Material shown:
=== Begin Enclosure ===

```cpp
__global__ __launch_bounds__(256) void k_xattn_mma(XAttnArgs a) {
  ProfClock prof_clock_(a.ts);
  __shared__ __attribute__((aligned(16))) f16 Ks[FA_KB * FA_KS];
  __shared__ __attribute__((aligned(16))) f16 Vt[64 * FA_VS];
  const int c = blockIdx.x, h = blockIdx.y, tid = threadIdx.x, lane = tid & 63, wid = tid >> 6;
  const int4 t = a.tiles[blockIdx.z];
  if (a.layer >= t.z) return;
  const f16* kb = a.row_k[t.x] + a.layer_off + h * a.hs;
  const f16* vb = kb + a.v_off;
  const int key0 = c * FA_KB;
#pragma unroll
  for (int i = 0; i < 2; ++i) {
    const int e = tid + 256 * i;
    const int r = e >> 3, col = (e & 7) * 8;
    int key = key0 + r;
    key = key < a.Tk ? key : a.Tk - 1;
    const f16x8 kr = *(const f16x8*)(kb + (long long)key * a.ldkv + col);
    const f16x8 vr = *(const f16x8*)(vb + (long long)key * a.ldkv + col);
    *(f16x8*)(Ks + r * FA_KS + col) = kr;
#pragma unroll
    for (int j = 0; j < 8; ++j) Vt[(col + j) * FA_VS + r] = vr[j];
  }
  __syncthreads();
  if (32 * wid >= t.y) return;
  const int fr = lane & 31, hh = lane >> 5;
  const int ql = 32 * wid + fr;
  const int qrow = t.x + (ql < t.y ? ql : t.y - 1);
  f16x8 qf[4];
#pragma unroll
  for (int s4 = 0; s4 < 4; ++s4) qf[s4] = *(const f16x8*)(a.q + (long long)qrow * a.ldq + h * 64 + 16 * s4 + 8 * hh);
  f32x16 st[2];
#pragma unroll
  for (int u = 0; u < 2; ++u) {
#pragma unroll
    for (int r = 0; r < 16; ++r) st[u][r] = 0.f;
#pragma unroll
    for (int s4 = 0; s4 < 4; ++s4) {
      const f16x8 af = *(const f16x8*)(Ks + (32 * u + fr) * FA_KS + 16 * s4 + 8 * hh);
      st[u] = __builtin_amdgcn_mfma_f32_32x32x16_f16(af, qf[s4], st[u], 0, 0, 0);
    }
  }
  float mx = -INFINITY;
#pragma unroll
  for (int u = 0; u < 2; ++u)
#pragma unroll
    for (int r = 0; r < 16; ++r) {
      const int key = key0 + 32 * u + (r & 3) + 8 * (r >> 2) + 4 * hh;
      const float sv = key < a.Tk ? st[u][r] * a.scale : -INFINITY;
      st[u][r] = sv;
      mx = fmaxf(mx, sv);
    }
  mx = fmaxf(mx, __shfl_xor(mx, 32, 64));
  float rs = 0.f;
#pragma unroll
  for (int u = 0; u < 2; ++u)
#pragma unroll
    for (int r = 0; r < 16; ++r) {
      const float p = st[u][r] == -INFINITY ? 0.f : __expf(st[u][r] - mx);
      st[u][r] = p;
      rs += p;
    }
  rs += __shfl_xor(rs, 32, 64);
  f32x16 o0, o1;
#pragma unroll
  for (int r = 0; r < 16; ++r) { o0[r] = 0.f; o1[r] = 0.f; }
#pragma unroll
  for (int u = 0; u < 2; ++u)
#pragma unroll
    for (int s2 = 0; s2 < 2; ++s2) {
      f16x8 pb;
#pragma unroll
      for (int j = 0; j < 8; ++j) pb[j] = (f16)st[u][8 * s2 + j];
      const int kc = 32 * u + 16 * s2 + 4 * hh;
      const f16x4 lo0 = *(const f16x4*)(Vt + fr * FA_VS + kc), hi0 = *(const f16x4*)(Vt + fr * FA_VS + kc + 8);
      const f16x4 lo1 = *(const f16x4*)(Vt + (32 + fr) * FA_VS + kc), hi1 = *(const f16x4*)(Vt + (32 + fr) * FA_VS + kc + 8);
      const f16x8 va0 = {lo0[0], lo0[1], lo0[2], lo0[3], hi0[0], hi0[1], hi0[2], hi0[3]};
      const f16x8 va1 = {lo1[0], lo1[1], lo1[2], lo1[3], hi1[0], hi1[1], hi1[2], hi1[3]};
      o0 = __builtin_amdgcn_mfma_f32_32x32x16_f16(va0, pb, o0, 0, 0, 0);
      o1 = __builtin_amdgcn_mfma_f32_32x32x16_f16(va1, pb, o1, 0, 0, 0);
    }
  if (ql >= t.y) return;
  const long long cr = (long long)c * a.R + t.x + ql;
  float* po = a.part_o + (cr * a.n_head + h) * 64;
#pragma unroll
  for (int g = 0; g < 4; ++g) {
    *(float4*)(po + 8 * g + 4 * hh) = make_float4(o0[4 * g], o0[4 * g + 1], o0[4 * g + 2], o0[4 * g + 3]);
    *(float4*)(po + 32 + 8 * g + 4 * hh) = make_float4(o1[4 * g], o1[4 * g + 1], o1[4 * g + 2], o1[4 * g + 3]);
  }
  if (hh == 0) a.part_ml[cr * a.n_head + h] = make_float2(mx, rs);
}

void launch_xattn_rows(const XAttnArgs& a, hipStream_t s) {
  WDR_CHECK(cdiv(a.Tk, XA_KC) == XA_NS && XA_KC == FA_KB, "cross-attention rows expect 1500 keys");
  WDR_CHECK(a.row_k && a.R >= 1 && (a.n_vgrp == 0 || (a.grp && a.lead)) && (a.n_tiles == 0 || a.tiles),
            "cross-attention rows: bad tables");
  const double kv = (double)a.Tk * a.n_head * 64 * 2 * 2;
  if (a.n_vgrp > 0) {
    const double flops = (double)a.R * a.Tk * a.n_head * 64 * 4;
    if (a.vgrp_max <= 1 && a.n_head % 2 == 0)
      wdr_launch(PROF_XATTN, a.n_vgrp * kv, flops, k_xattn_partial2, dim3(XA_NS, a.n_head / 2, a.n_vgrp), dim3(256),
                 0, s, a);
    else if (a.vgrp_max <= 1)
      wdr_launch(PROF_XATTN, a.n_vgrp * kv, flops, k_xattn_partial<true, 1>, dim3(XA_NS, a.n_head, a.n_vgrp),
                 dim3(256), 0, s, a);
    else
      wdr_launch(PROF_XATTN, a.n_vgrp * kv, flops, k_xattn_partial<true, XATTN_GRP_MAX>,
                 dim3(XA_NS, a.n_head, a.n_vgrp), dim3(256), 0, s, a);
  }
  if (a.n_tiles > 0)
    wdr_launch(PROF_XATTN, a.n_tiles * kv, (double)a.n_tiles * 128 * a.Tk * a.n_head * 64 * 4, k_xattn_mma,
               dim3(XA_NS, a.n_head, a.n_tiles), dim3(256), 0, s, a);
  WDR_KLAUNCH(k_xattn_combine<XA_NS>, dim3(a.R, a.n_head), dim3(64), 0, s, a);
  WDR_HIP(hipGetLastError());
}

void launch_xattn(const XAttnArgs& a, hipStream_t s) {
  WDR_CHECK(cdiv(a.Tk, XA_KC) == XA_NS, "cross-attention decode expects 1500 keys");
  WDR_CHECK(a.R >= 1 && (a.row_k || a.R <= XATTN_GRP_MAX), "cross-attention decode: R out of range");
  const int ng = a.row_k ? (a.grp ? a.n_grp : a.R) : 1;
  const double bytes = (double)ng * a.Tk * a.n_head * 64 * 2 * 2, flops = (double)a.R * a.Tk * a.n_head * 64 * 4;
  WDR_CHECK(!a.lead || (a.grp && a.n_grp >= 1 && a.n_grp <= a.R), "cross-attention decode: leaders need groups");
  if (a.row_k && !a.grp && a.n_head % 2 == 0)
    wdr_launch(PROF_XATTN, bytes, flops, k_xattn_partial2, dim3(XA_NS, a.n_head / 2, a.R), dim3(256), 0, s, a);
  else if (a.row_k && !a.grp)
    wdr_launch(PROF_XATTN, bytes, flops, k_xattn_partial<true, 1>, dim3(XA_NS, a.n_head, a.R), dim3(256), 0, s, a);
  else if (a.row_k)
    wdr_launch(PROF_XATTN, bytes, flops, k_xattn_partial<true, XATTN_GRP_MAX>,
               dim3(XA_NS, a.n_head, a.lead ? a.n_grp : a.R), dim3(256), 0, s, a);
  else
    wdr_launch(PROF_XATTN, bytes, flops, k_xattn_partial<false, XATTN_GRP_MAX>, dim3(XA_NS, a.n_head), dim3(256), 0,
               s, a);
  WDR_KLAUNCH(k_xattn_combine<XA_NS>, dim3(a.R, a.n_head), dim3(64), 0, s, a);
  WDR_HIP(hipGetLastError());
}


__global__ __launch_bounds__(256) void k_aheads_capture_rows(CaptureRowsArgs a) {
  __shared__ float qs[64];
  const int j = blockIdx.x, i = blockIdx.y, tid = threadIdx.x;
  const int r = a.crow[j], h = a.heads[i];
  if (tid < 64) qs[tid] = (float)a.q[(long long)r * a.ldq + h * 64 + tid];
  __syncthreads();
  const float2 ml = a.ml[(long long)r * a.n_head + h];
  const float inv = 1.f / ml.y;
// ... 23 lines not shown
```

whisper-diarize-rs_amd/csrc/kernels/kernels.h:

```cpp
#pragma once
#include "../common.h"

namespace wdr {

struct MelArgs {
  const float* x; int n;
  int n_frames;
  int n_mels;
  const float* hann;
  const float* cos_tab; const float* sin_tab;
  const float* filters;
  float* mel;
  int* gmax;
};
void launch_mel(const MelArgs& a, hipStream_t s);
void launch_gmax_init(int* gmax, hipStream_t s);

struct Im2colMelArgs {
  const float* mel; int n_mels, n_fft_frames;
  const int* gmax;
  int seek;
  int kp;
  f16* out;
};
// ... 39 lines not shown
struct TokOut {
  int id, tid;
  float p, plog, pt, ptsum;
  float nosp_prob;
  int pad;
};
void launch_logits_topk(const float* logits, int ld, const LogitsCtl* ctls, const VocabIds& v, int R, int K,
                        float* work, BeamCand* out, hipStream_t s);
void launch_logits_probs(const float* logits, int ld, const LogitsCtl* ctls, const VocabIds& v, int R, float* work,
                         float* probs, float* logprobs, hipStream_t s);
void launch_kv_copy(f16* kc, f16* vc, long long seq_stride, int nslot, int L, const int* pairs_dev, int n_pairs,
                    int n_rows, int d, hipStream_t s);
void launch_logits_process(const float* logits, int ld, const LogitsCtl* ctls, const VocabIds& v, int R, float* work,
                           TokOut* out, hipStream_t s);

void launch_dtw(const float* cap, int A, int N_tok, int Tk, int n_audio, int sot_len, int seek, float* nrm, float* x,
                int* times, int* n_times, hipStream_t s);
void launch_dtw_dp_only(const float* x, int rows, int M, int seek, int* times, int* n_times, hipStream_t s);

struct FlashArgs {
  const f16* q; int ldq; long long q_bs;
  const f16* k; int ldk; long long k_bs;
  const f16* v; int ldv; long long v_bs;
  f16* o; int ldo; long long o_bs;
  float2* ml;
  int Tq, Tk, n_head;
  int causal;
  float scale;
  long long k_hs = 64, v_hs = 64;
  int nsplit = 1;
  float* part_o = nullptr;
  float2* part_ml = nullptr;
  unsigned long long* ts = nullptr;
};
inline unsigned long long* prof_attach(FlashArgs& a) { return a.ts = prof_slot(); }
void launch_flash_attn(const FlashArgs& a, int n_batch, hipStream_t s);
struct DecSelfArgs {
  const f16* q; int ldq;
  const f16* kc; const f16* vc;
  long long seq_stride; int d;
  const int* row_seq; const int* row_pos;
  f16* o; int ldo;
  float scale;
};
void launch_dec_self_attn(const DecSelfArgs& a, int R, int n_head, hipStream_t s);
struct XAttnArgs {
  const f16* q; int ldq;
  const f16* k; const f16* v; int ldkv;
  int Tk, R, n_head;
  float scale;
  float* part_o;
  float2* part_ml;
  f16* o; int ldo;
  const f16* const* row_k = nullptr;
  long long layer_off = 0;
  long long v_off = 0;
  long long hs = 64;
  unsigned long long* ts = nullptr;
  const int* grp = nullptr;
  int n_grp = 0;
  const int* lead = nullptr;
  int layer = 0;
  const int* lend = nullptr;
  const int4* tiles = nullptr;
  int n_tiles = 0;
  int n_vgrp = 0;
  int vgrp_max = 1;
  float2* ml_out = nullptr;
};
constexpr int XATTN_GRP_MAX = 8;
inline unsigned long long* prof_attach(XAttnArgs& a) { return a.ts = prof_slot(); }
void launch_xattn(const XAttnArgs& a, hipStream_t s);
void launch_xattn_rows(const XAttnArgs& a, hipStream_t s);
struct CaptureRowsArgs {
  const f16* q; int ldq;
  const f16* const* row_k; long long layer_off, hs;
  const float2* ml;
  const int* heads;
  const int* crow; float* const* cdst; const int* cstride;
  int n_cap, slot0, Tk, n_head;
  float scale;
};
void launch_aheads_capture_rows(const CaptureRowsArgs& a, int n_sel, hipStream_t s);
void launch_layernorm_rows(const float* x, int ldx, const float* g, const float* b, f16* y, int ldy, int rows, int d,
                           const int* row_map, hipStream_t s);

struct VadWeights {
  const f16* stft;
  const f16* c0w; const float* c0b;
  const f16* c1w; const float* c1b;
  const f16* c2w; const float* c2b;
  const f16* c3w; const float* c3b;
  const f16* wih; const float* bih;
  const f16* whh; const float* bhh;
  const f16* wo;  const float* bo;
};
void launch_vad(const float* x, long long n, const VadWeights& w, float* xg, float* hout, float* probs,
                hipStream_t s);

enum Act : int { ACT_NONE = 0, ACT_RELU = 1, ACT_LRELU = 2, ACT_SIGMOID = 3, ACT_ABS = 4 };
struct Gemm32Args {
// ... 46 lines not shown
```

whisper-diarize-rs_amd/wdr/_lib.py:

```python
from __future__ import annotations

import atexit
import ctypes as C
import os
import re

PKG_DIR = os.path.dirname(os.path.dirname(os.path.abspath(__file__)))
LIB_PATH = os.environ.get("WDR_AB_LIB") or os.path.join(PKG_DIR, "libwdr.so")
HEADER = os.path.join(os.path.dirname(PKG_DIR), "include", "wdr.h")
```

=== End Enclosure ===

Task details: Your reply must be one number: the count of lines in the records above that contain the string "XAttnArgs".

Finished task: 7